South Carolina Sheriff’s Department Sued by ACLU

Carlos Miller

SC Sheriff’s Department Sued by ACLU, Settles with USDOJ, for Forcing Students into “School-to-Prison” Pipeline

South Carolina school resource officers arrest more than 1,200 students a year – some as young as seven and most of them black – on the questionable charge of “disturbing schools,” prompting the ACLU to file a lawsuit last week.

The lawsuit was filed the day after the Richland County Sheriff’s Department signed an agreement with the United States Department of Justice, settling a civil rights investigation into the agency’s practice of arresting students for infractions that should be handled by school administrators.

The most prominent arrest made by the agency involved a deputy known as “Officer Slam” who was caught on video brutalizing a 16-year-old student in a high school classroom, yanking her out of her desk and body slamming her to the ground before pouncing on her and handcuffing her.

Niya Kenny, the 18-year-old student who recorded the incident and protested the deputy’s actions, was also arrested on the same charge. Charges against Kenny and the 16-year-old girl whose name has not been released are still pending.

Kenny is listed as the main plaintiff in the ACLU’s lawsuit, but several other students are listed as well.

The 16-year-old student who was attacked by the deputy is not listed in the lawsuit. And neither is Ben Fields, the Richland County sheriff’s deputy who was fired two weeks after the incident.

But Richland County Sheriff Leon Lott is listed along with South Carolina Attorney General Alan Wilson and various other police chiefs and sheriffs.

At the time of the October 26, 2015 incident, Lott’s agency was already under investigation by the United States Department of Justice because his officers had developed a reputation for arresting a high number of students on the charge of disturbing schools.

In fact, one month before Fields showed the world why they called him Officer Slam, USDOJ investigators traveled to Richland County and interviewed several deputies and school administrators while visiting several schools.

However, the visit by federal investigators did not serve as a deterrent to deputy Fields when he attacked the student for refusing to leave the classroom after she refused to put her phone away.

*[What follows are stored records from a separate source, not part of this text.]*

diff --git a/shap_transformer_asr_b200/csrc/gemm.cu b/shap_transformer_asr_b200/csrc/gemm.cu
--- a/shap_transformer_asr_b200/csrc/gemm.cu
+++ b/shap_transformer_asr_b200/csrc/gemm.cu
@@ -258,8 +258,9 @@
 }
 
 std::string make_tensor_map(CUtensorMap* map, const void* base, int fp32, int rank, const uint64_t* dims,
-                            const uint64_t* strides_bytes, const uint32_t* box) {
+                            const uint64_t* strides_bytes, const uint32_t* box, int swizzle_bytes) {
   if (!g_encode) return "tensor map encoder not initialised";
+  if (swizzle_bytes != 128 && swizzle_bytes != 64) return "make_tensor_map: swizzle must be 64 or 128 B";
   cuuint64_t gdim[5];
   cuuint64_t gstr[5];
   cuuint32_t bx[5];
@@ -271,7 +272,8 @@
   }
   for (int i = 0; i + 1 < rank; ++i) gstr[i] = strides_bytes[i];
   CUresult r = g_encode(map, fp32 ? CU_TENSOR_MAP_DATA_TYPE_FLOAT32 : CU_TENSOR_MAP_DATA_TYPE_BFLOAT16, rank, const_cast<void*>(base), gdim, gstr, bx, es,
-                        CU_TENSOR_MAP_INTERLEAVE_NONE, CU_TENSOR_MAP_SWIZZLE_128B,
+                        CU_TENSOR_MAP_INTERLEAVE_NONE,
+                        swizzle_bytes == 64 ? CU_TENSOR_MAP_SWIZZLE_64B : CU_TENSOR_MAP_SWIZZLE_128B,
                         CU_TENSOR_MAP_L2_PROMOTION_L2_256B, CU_TENSOR_MAP_FLOAT_OOB_FILL_NONE);
   if (r != CUDA_SUCCESS) {
     std::string s = "cuTensorMapEncodeTiled failed (CUresult " + std::to_string((int)r) + ") rank=" +
@@ -348,9 +350,9 @@
     const uint64_t ldg = p.G > 1 ? (uint64_t)p.epi.ldg : ldb * p.Bz;
     uint64_t dims[4] = {(uint64_t)p.N, (uint64_t)p.M, (uint64_t)p.Bz, (uint64_t)p.G};
     uint64_t str[3] = {(uint64_t)p.epi.ldm * es, ldb * es, ldg * es};
-    uint32_t box[4] = {p.epi.out_fp32 ? 32u : 64u, 32, 1, 1};
+    uint32_t box[4] = {p.epi.out_fp32 ? 16u : 32u, 32, 1, 1};
     if (str[0] % 16 == 0 && str[1] % 16 == 0 && str[2] % 16 == 0 && reinterpret_cast<uintptr_t>(p.epi.out) % 16 == 0) {
-      W2S_TRY(make_tensor_map(&out->mapOut, p.epi.out, p.epi.out_fp32, 4, dims, str, box));
+      W2S_TRY(make_tensor_map(&out->mapOut, p.epi.out, p.epi.out_fp32, 4, dims, str, box, 64));
       out->tma_out = 1;
     }
   }
diff --git a/shap_transformer_asr_b200/csrc/gemm.cuh b/shap_transformer_asr_b200/csrc/gemm.cuh
--- a/shap_transformer_asr_b200/csrc/gemm.cuh
+++ b/shap_transformer_asr_b200/csrc/gemm.cuh
@@ -60,6 +60,6 @@
 std::string make_tensor_map_bf16(CUtensorMap* map, const void* base, int rank, const uint64_t* dims,
                                  const uint64_t* strides_bytes, const uint32_t* box);
 std::string make_tensor_map(CUtensorMap* map, const void* base, int fp32, int rank, const uint64_t* dims,
-                            const uint64_t* strides_bytes, const uint32_t* box);
+                            const uint64_t* strides_bytes, const uint32_t* box, int swizzle_bytes = 128);
 
 }
diff --git a/shap_transformer_asr_b200/csrc/gemm2.cu b/shap_transformer_asr_b200/csrc/gemm2.cu
--- a/shap_transformer_asr_b200/csrc/gemm2.cu
+++ b/shap_transformer_asr_b200/csrc/gemm2.cu
@@ -3,12 +3,15 @@
 
 namespace w2s {
 
-template <int BN>
+template <int BN, int EW>
 struct Tc2Cfg {
   static constexpr int A_BYTES = 128 * 64 * 2;
   static constexpr int B_BYTES = (BN / 2) * 64 * 2;
   static constexpr int STAGE_BYTES = A_BYTES + B_BYTES;
-  static constexpr int EPI_BYTES = 8 * 4096 + 8 * 512;
+  static constexpr int EPI_WARPS = EW;
+  static constexpr int BOXES = 16 / EW;
+  static constexpr int BIAS_BYTES = 4096 / EW;
+  static constexpr int EPI_BYTES = 32768 + 4096;
   static constexpr int STAGES = (227 * 1024 - 1024 - 256 - EPI_BYTES) / STAGE_BYTES > 8
                                     ? 8 : (227 * 1024 - 1024 - 256 - EPI_BYTES) / STAGE_BYTES;
   static constexpr int ACC_COLS = BN;
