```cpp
int gx_gn_relu_fwd(const float* y, const float* gamma, const float* beta, int N, int C, int H, int W, int groups,
                   float eps, float* dst0, int dst0_ctot, int dst0_c0, int dst0_mode, float* dst1, int dst1_ctot,
                   int dst1_c0, int dst1_mode, float* mean, float* rstd, gx_stream_t stream);
size_t gx_gn_relu_bwd_ws_bytes(int N, int C);
int gx_gn_relu_bwd(const float* y, const float* gamma, const float* beta, const float* mean, const float* rstd,
                   int N, int C, int H, int W, int groups, const float* g0, int g0_ctot, int g0_c0, int g0_mode,
                   const float* g1, int g1_ctot, int g1_c0, int g1_mode, float* dy, float* dgamma, float* dbeta,
                   float* dbias, void* ws, size_t ws_bytes, gx_stream_t stream);
int gx_gn_relu_bwd_parts(const float* y, const float* gamma, const float* beta, const float* mean, const float* rstd,
                         int N, int C, int H, int W, int groups, const float* g0, int g0_ctot, int g0_c0, int g0_mode,
                         int g0_nsplit, size_t g0_split_stride, const float* g1, int g1_ctot, int g1_c0, int g1_mode,
                         int g1_nsplit, size_t g1_split_stride, float* dy, float* dgamma, float* dbeta, float* dbias, void* ws,
                         size_t ws_bytes, gx_stream_t stream);
int gx_gn_relu_bwd_proj(const float* y, const float* gamma, const float* beta, const float* mean, const float* rstd,
                        int N, int C, int H, int W, int groups, const float* g_out, int Cout, const float* w,
                        const float* gate, float* dy, float* dgamma, float* dbeta, float* dbias, float* wpart,
                        float* bpart, void* ws, size_t ws_bytes, gx_stream_t stream);
int gx_gn_relu_bwd_proj_fuses_wgrad(int C, int H, int W, int groups, int Cout);
// ... 7 lines not shown
size_t gx_icsbp_bwd_ws_bytes(int B, int H, int W, int K);
int gx_icsbp_bwd(const float* colour, const double* log_sigma, const float* seeds, const int64_t* seed_idx,
                 const float* g_log_m, int B, int C, int H, int W, int K, int kernel_type, float* dcolour,
                 double* dlog_sigma, void* ws, size_t ws_bytes, gx_stream_t stream);
int gx_icsbp_fwd_dyn(const float* colour, const double* log_sigma, const float* rand_pixel, const int64_t* seed_idx_in,
                     int B, int C, int H, int W, int K, int kernel_type, float min_mass, float* log_m, float* log_s,
                     float* seeds, int64_t* seed_idx_out, int* nsteps, gx_stream_t stream);
int gx_icsbp_bwd_dyn(const float* colour, const double* log_sigma, const float* seeds, const int64_t* seed_idx,
                     const float* g_log_m, const int* nsteps, int B, int C, int H, int W, int K, int kernel_type,
                     float* dcolour, double* dlog_sigma, void* ws, size_t ws_bytes, gx_stream_t stream);

int gx_maskpool_fwd(const float* f, const float* log_m, int B, int C, int H, int W, int K, float* S, float* msum,
                    gx_stream_t stream);
int gx_maskpool_bwd(const float* f, const float* log_m, const float* gS, const float* gmsum, int B, int C, int H,
                    int W, int K, float* df, float* dlog_m, gx_stream_t stream);

size_t gx_mixture_ws_bytes(int B, int H, int W);
int gx_mixture_fwd(const float* x, const float* dec, int B, int H, int W, int K, float pixel_std, int pixel_bound,
                   float* recon, float* x_r, float* log_m_r, float* err, void* ws, size_t ws_bytes,
                   gx_stream_t stream);
int gx_mixture_bwd(const float* x, const float* dec, const float* g_err, int B, int H, int W, int K,
                   float pixel_std, int pixel_bound, float* ddec, gx_stream_t stream);

int gx_conv1x1_fwd(const float* x, const float* w, const float* bias, const float* gate, const float* addend,
                   int N, int Cin, int Cout, int H, int W, float* y, gx_stream_t stream);
size_t gx_conv1x1_bwd_ws_bytes(int N, int Cin, int Cout, int H, int W);
int gx_conv1x1_bwd(const float* x, const float* dy, const float* w, const float* bias, const float* gate, int N,
                   int Cin, int Cout, int H, int W, float* dx, float* dw, float* db, float* dgate, void* ws,
                   size_t ws_bytes, gx_stream_t stream);
int gx_conv1x1_bwd_ex(const float* x, const float* dy, const float* w, const float* bias, const float* gate, int N,
// ... 315 lines not shown
```

Baseline: 11730.

## Fuse feature GroupNorm+ReLU with mask pooling and recompute features in pool backward

```diff
diff --git a/genesis_amd/csrc/gx_norm.hip b/genesis_amd/csrc/gx_norm.hip
--- a/genesis_amd/csrc/gx_norm.hip
+++ b/genesis_amd/csrc/gx_norm.hip
@@ -492,6 +492,114 @@
             for (int i = 0; i < (int)(blockDim.x >> 6); ++i) r = fmaxf(r, amr[i]);
             amax_parts[blockIdx.x] = r;
         }
+    }
+}
+
+constexpr int kPoolKMax = 16;
+constexpr size_t kPoolLdsBudget = 128 * 1024;
+template <int F, int UPW>
+__global__ void __launch_bounds__(1024)
+gn_relu_fwd_pool_kernel(const float* __restrict__ x, const float* __restrict__ gamma, const float* __restrict__ beta,
+                        const float* __restrict__ log_m, int C, int H, int W, int groups, int P, int K, float eps,
+                        float* __restrict__ mean_out, float* __restrict__ rstd_out, float* __restrict__ S,
+                        float* __restrict__ msum) {
+    __shared__ double red[16 * 2 + 2];
+    __shared__ double upool[32][kPoolKMax];
+    extern __shared__ __attribute__((aligned(16))) float msl[];
+    const int n = blockIdx.x / groups, gidx = blockIdx.x % groups;
+    const int N = gridDim.x / groups;
+    const int cpg = C / groups, HW = H * W;
+    const int m = cpg * HW;
+    const int lane = threadIdx.x & 63, wave = threadIdx.x >> 6;
+    const int q4 = (HW >> 2) / P;
+    const size_t slab_off = ((size_t)n * C + (size_t)gidx * cpg) * HW;
+    f32x4 xr[UPW][F];
+    double acc[2] = {0.0, 0.0};
+#pragma unroll
+    for (int u = 0; u < UPW; ++u) {
+        const int unit = wave * UPW + u;
+        const int cl = unit / P, part = unit - cl * P;
+#pragma unroll
+        for (int j = 0; j < F; ++j)
+            xr[u][j] = *reinterpret_cast<const f32x4*>(x + slab_off + (size_t)cl * HW + 4 * (size_t)(part * q4 + j * 64 + lane));
+    }
+    {
+        const int HW4 = HW >> 2, lHW4 = __ffs(HW4) - 1;
+#pragma unroll 2
+        for (int i = threadIdx.x; i < K * HW4; i += blockDim.x) {
+            const int k = i >> lHW4, p4 = i & (HW4 - 1);
+            const f32x4 lm = *reinterpret_cast<const f32x4*>(log_m + ((size_t)k * N + n) * HW + 4 * (size_t)p4);
+            f32x4 mv;
+#pragma unroll
+            for (int e = 0; e < 4; ++e) mv[e] = expf(lm[e]);
+            reinterpret_cast<f32x4*>(msl)[i] = mv;
+        }
+    }
+#pragma unroll
+    for (int u = 0; u < UPW; ++u)
+#pragma unroll
+        for (int j = 0; j < F; ++j) {
+            const f32x4 v = xr[u][j];
+            acc[0] += ((double)v[0] + (double)v[1]) + ((double)v[2] + (double)v[3]);
+            acc[1] += ((double)v[0] * v[0] + (double)v[1] * v[1]) + ((double)v[2] * v[2] + (double)v[3] * v[3]);
+        }
+    block_sum_multi<2>(acc, red);
+    const double mean = acc[0] / m;
+    double var = acc[1] / m - mean * mean;
+    if (var < 0.0) var = 0.0;
+    const float meanf = (float)mean;
+    const float rstdf = (float)(1.0 / sqrt(var + (double)eps));
+    if (threadIdx.x == 0) { mean_out[blockIdx.x] = meanf; rstd_out[blockIdx.x] = rstdf; }
+#pragma unroll
+    for (int u = 0; u < UPW; ++u) {
+        const int unit = wave * UPW + u;
+        const int cl = unit / P;
+        const int c = gidx * cpg + cl;
+        const float gm = gamma[c], bt = beta[c];
+#pragma unroll
+        for (int j = 0; j < F; ++j)
+#pragma unroll
+            for (int e = 0; e < 4; ++e) {
+                const float t = (xr[u][j][e] - meanf) * rstdf * gm + bt;
+                xr[u][j][e] = t > 0.f ? t : 0.f;
+            }
+    }
+    const f32x4* ms4 = reinterpret_cast<const f32x4*>(msl);
+    for (int k = 0; k < K; ++k) {
+#pragma unroll
+        for (int u = 0; u < UPW; ++u) {
+            const int unit = wave * UPW + u;
+            const int cl = unit / P, part = unit - cl * P;
+            double s0 = 0.0, s1 = 0.0, s2 = 0.0, s3 = 0.0;
+#pragma unroll
+            for (int j = 0; j < F; ++j) {
+                const f32x4 mv = ms4[k * (HW >> 2) + part * q4 + j * 64 + lane];
+                s0 += (double)(mv[0] * xr[u][j][0]);
+                s1 += (double)(mv[1] * xr[u][j][1]);
+                s2 += (double)(mv[2] * xr[u][j][2]);
+                s3 += (double)(mv[3] * xr[u][j][3]);
+            }
+            const double s = gx_wave_sum_d((s0 + s1) + (s2 + s3));
+            if (lane == 0) upool[unit][k] = s;
+        }
+    }
+    if (gidx == 0) {
+        for (int k = wave; k < K; k += (int)(blockDim.x >> 6)) {
+            double s0 = 0.0, s1 = 0.0, s2 = 0.0, s3 = 0.0;
+            for (int i = lane; i < (HW >> 2); i += 64) {
+                const f32x4 mv = ms4[k * (HW >> 2) + i];
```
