int mvsdf_trace(const MvsdfNetDesc* desc, const MvsdfTraceParams* tp, const float* cam_loc, const float* ray_dirs,
                const uint8_t* object_mask, int B, int P, int training, const float* intervals, const float* minsdf_steps,
                float* points, uint8_t* mask, float* dists, unsigned long long* counters, void* workspace,
                size_t workspace_bytes, int mt, int mt_samples, void* stream) {
    return trace_impl(7, desc, tp, cam_loc, ray_dirs, object_mask, B, P, training, intervals, minsdf_steps, points, mask, dists, counters,
                      workspace, workspace_bytes, mt, mt_samples, stream);
}

int mvsdf_trace_stage(int stage, const MvsdfNetDesc* desc, const MvsdfTraceParams* tp, const float* cam_loc, const float* ray_dirs,
                      const uint8_t* object_mask, int B, int P, int training, const float* intervals, const float* minsdf_steps,
                      float* points, uint8_t* mask, float* dists, unsigned long long* counters, void* workspace,
                      size_t workspace_bytes, int mt, int mt_samples, void* stream) {
    if (stage < 1 || stage > 7) return mv_fail(-1, "mvsdf_trace_stage: stage must be 1..7");
    static const int bits[8] = {0, 1, 6, 2, 4, 8, 16, 32};
    return trace_impl(bits[stage], desc, tp, cam_loc, ray_dirs, object_mask, B, P, training, intervals, minsdf_steps, points, mask, dists, counters,
                      workspace, workspace_bytes, mt, mt_samples, stream);
}

int mv_trace_stage1_prezeroed(const MvsdfNetDesc* desc, const MvsdfTraceParams* tp, const float* cam_loc, const float* ray_dirs, const uint8_t* object_mask,
                              int B, int P, int training, const float* intervals, const float* minsdf_steps, float* points, uint8_t* mask, float* dists,
                              unsigned long long* counters, void* workspace, size_t workspace_bytes, int mt, int mt_samples, void* stream) {
    return trace_impl(1 | 0x100, desc, tp, cam_loc, ray_dirs, object_mask, B, P, training, intervals, minsdf_steps, points, mask, dists, counters,
                      workspace, workspace_bytes, mt, mt_samples, stream);
}
int mv_trace_stage_notail(int stage, const MvsdfNetDesc* desc, const MvsdfTraceParams* tp, const float* cam_loc, const float* ray_dirs, const uint8_t* object_mask,
                          int B, int P, int training, const float* intervals, const float* minsdf_steps, float* points, uint8_t* mask, float* dists,
                          unsigned long long* counters, void* workspace, size_t workspace_bytes, int mt, int mt_samples, void* stream) {
    static const int bits[8] = {0, 1 | 0x100, 0, 0, 0, 8, 16, 32};
    if (stage < 1 || stage > 7 || !bits[stage]) return mv_fail(-1, "mv_trace_stage_notail: stage must be 1, 5, 6 or 7");
    return trace_impl(bits[stage] | 0x200, desc, tp, cam_loc, ray_dirs, object_mask, B, P, training, intervals, minsdf_steps, points, mask, dists, counters,
                      workspace, workspace_bytes, mt, mt_samples, stream);
}

size_t mvsdf_tracegen_state_bytes(int R) { return (size_t)(R > 0 ? R : 0) * sizeof(GenRay); }

static int tracegen_check(const MvsdfTraceParams* tp, int B, int P) {
    if (!tp || B <= 0 || P <= 0 || (long long)B * P >= (1 << 28)) return mv_fail(-1, "mvsdf_tracegen: bad sizes");
    if (tp->n_steps < 2 || tp->n_steps > 1024 || tp->line_step_iters < 0 || tp->line_step_iters > 30) return mv_fail(-1, "mvsdf_tracegen: tracer parameters out of range");
    return 0;
}

int mvsdf_tracegen_init(const MvsdfTraceParams* tp, const float* cam_loc, const float* ray_dirs, const uint8_t* object_mask, int B, int P,
                        void* state, uint8_t* req, float* pts, unsigned long long* counters, void* stream) {
    int rc = tracegen_check(tp, B, P);
    if (rc) return rc;
    if (!cam_loc || !ray_dirs || !object_mask || !state || !req || !pts || !counters) return mv_fail(-1, "mvsdf_tracegen_init: null argument");
    const int R = B * P;
    hipStream_t s = (hipStream_t)stream;
    hipError_t e = hipMemsetAsync(counters, 0, 16 * sizeof(unsigned long long), s);
    if (e != hipSuccess) return mv_check(e, "mvsdf_tracegen_init: memset");
    hipLaunchKernelGGL(k_gen_init, dim3((R + 255) / 256), dim3(256), 0, s, *tp, cam_loc, ray_dirs, object_mask, R, P, (GenRay*)state, req, pts);
    return mv_check(hipGetLastError(), "mvsdf_tracegen_init");
}

int mvsdf_tracegen_step(const MvsdfTraceParams* tp, const float* cam_loc, const float* ray_dirs, int B, int P, void* state, const float* vals,
                        uint8_t* req, float* pts, unsigned long long* counters, void* stream) {
    int rc = tracegen_check(tp, B, P);
    if (rc) return rc;
    if (!cam_loc || !ray_dirs || !state || !vals || !req || !pts || !counters) return mv_fail(-1, "mvsdf_tracegen_step: null argument");
    const int R = B * P;
    hipLaunchKernelGGL(k_gen_step, dim3((R + 255) / 256), dim3(256), 0, (hipStream_t)stream, *tp, cam_loc, ray_dirs, R, P, (GenRay*)state, vals, req, pts, counters);
    return mv_check(hipGetLastError(), "mvsdf_tracegen_step");
}

int mvsdf_tracegen_finish(const MvsdfTraceParams* tp, const float* cam_loc, const float* ray_dirs, int B, int P, int training, const void* state,
                          float* points, uint8_t* mask, float* dists, unsigned long long* counters, void* workspace, size_t workspace_bytes,
                          void* stream) {
    int rc = tracegen_check(tp, B, P);
    if (rc) return rc;
    const int R = B * P;
    if (!cam_loc || !ray_dirs || !state || !points || !mask || !dists || !counters || !workspace) return mv_fail(-1, "mvsdf_tracegen_finish: null argument");
    if (workspace_bytes < mvsdf_trace_workspace_bytes_n(R, tp->n_steps)) return mv_fail(-1, "mvsdf_tracegen_finish: workspace too small");
    const MvTraceWs w = mv_trace_ws(R, tp->n_steps);
    hipStream_t s = (hipStream_t)stream;
    int* scratch = mv_ws_at<int>(workspace, w.sec_list);
    int* w_list_min = mv_ws_at<int>(workspace, w.w_list_min);
    hipLaunchKernelGGL(k_gen_finish, dim3((R + 255) / 256), dim3(256), 0, s, *tp, cam_loc, ray_dirs, R, P, training, (const GenRay*)state, points, mask,
                       dists, mv_ws_at<float>(workspace, w.w_zmin), mv_ws_at<float>(workspace, w.w_zmax), scratch, w_list_min, counters);
    hipLaunchKernelGGL(k_gen_lists, dim3(1), dim3(1024), 0, s, R, mv_ws_at<int>(workspace, w.w_list), w_list_min, scratch, counters);
    return mv_check(hipGetLastError(), "mvsdf_tracegen_finish");
}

Even after the incident, Fields was adorned with support from the authoritarian segment of the United States who believed the 16-year-old girl deserved to be abused for breaking the rules.

And even after Fields was fired, 100 students staged a walkout from the school – which is also against the rules – to protest his termination, proving that Stockholm Syndrome is alive and well in Spring Valley High School. None of those students who walked out of class were charged with disturbing schools.

The settlement with the USDOJ, which can be read here, basically requires that deputies working in schools not dole out punishment based on race, ethnicity or disability, which is what apparently sparked the USDOJ investigation in May 2015.

Deputies will also be forbidden from handling basic school disciplinary issues that can and should be handled by school administrators. If anything, deputies should try to deescalate situations instead of escalate them.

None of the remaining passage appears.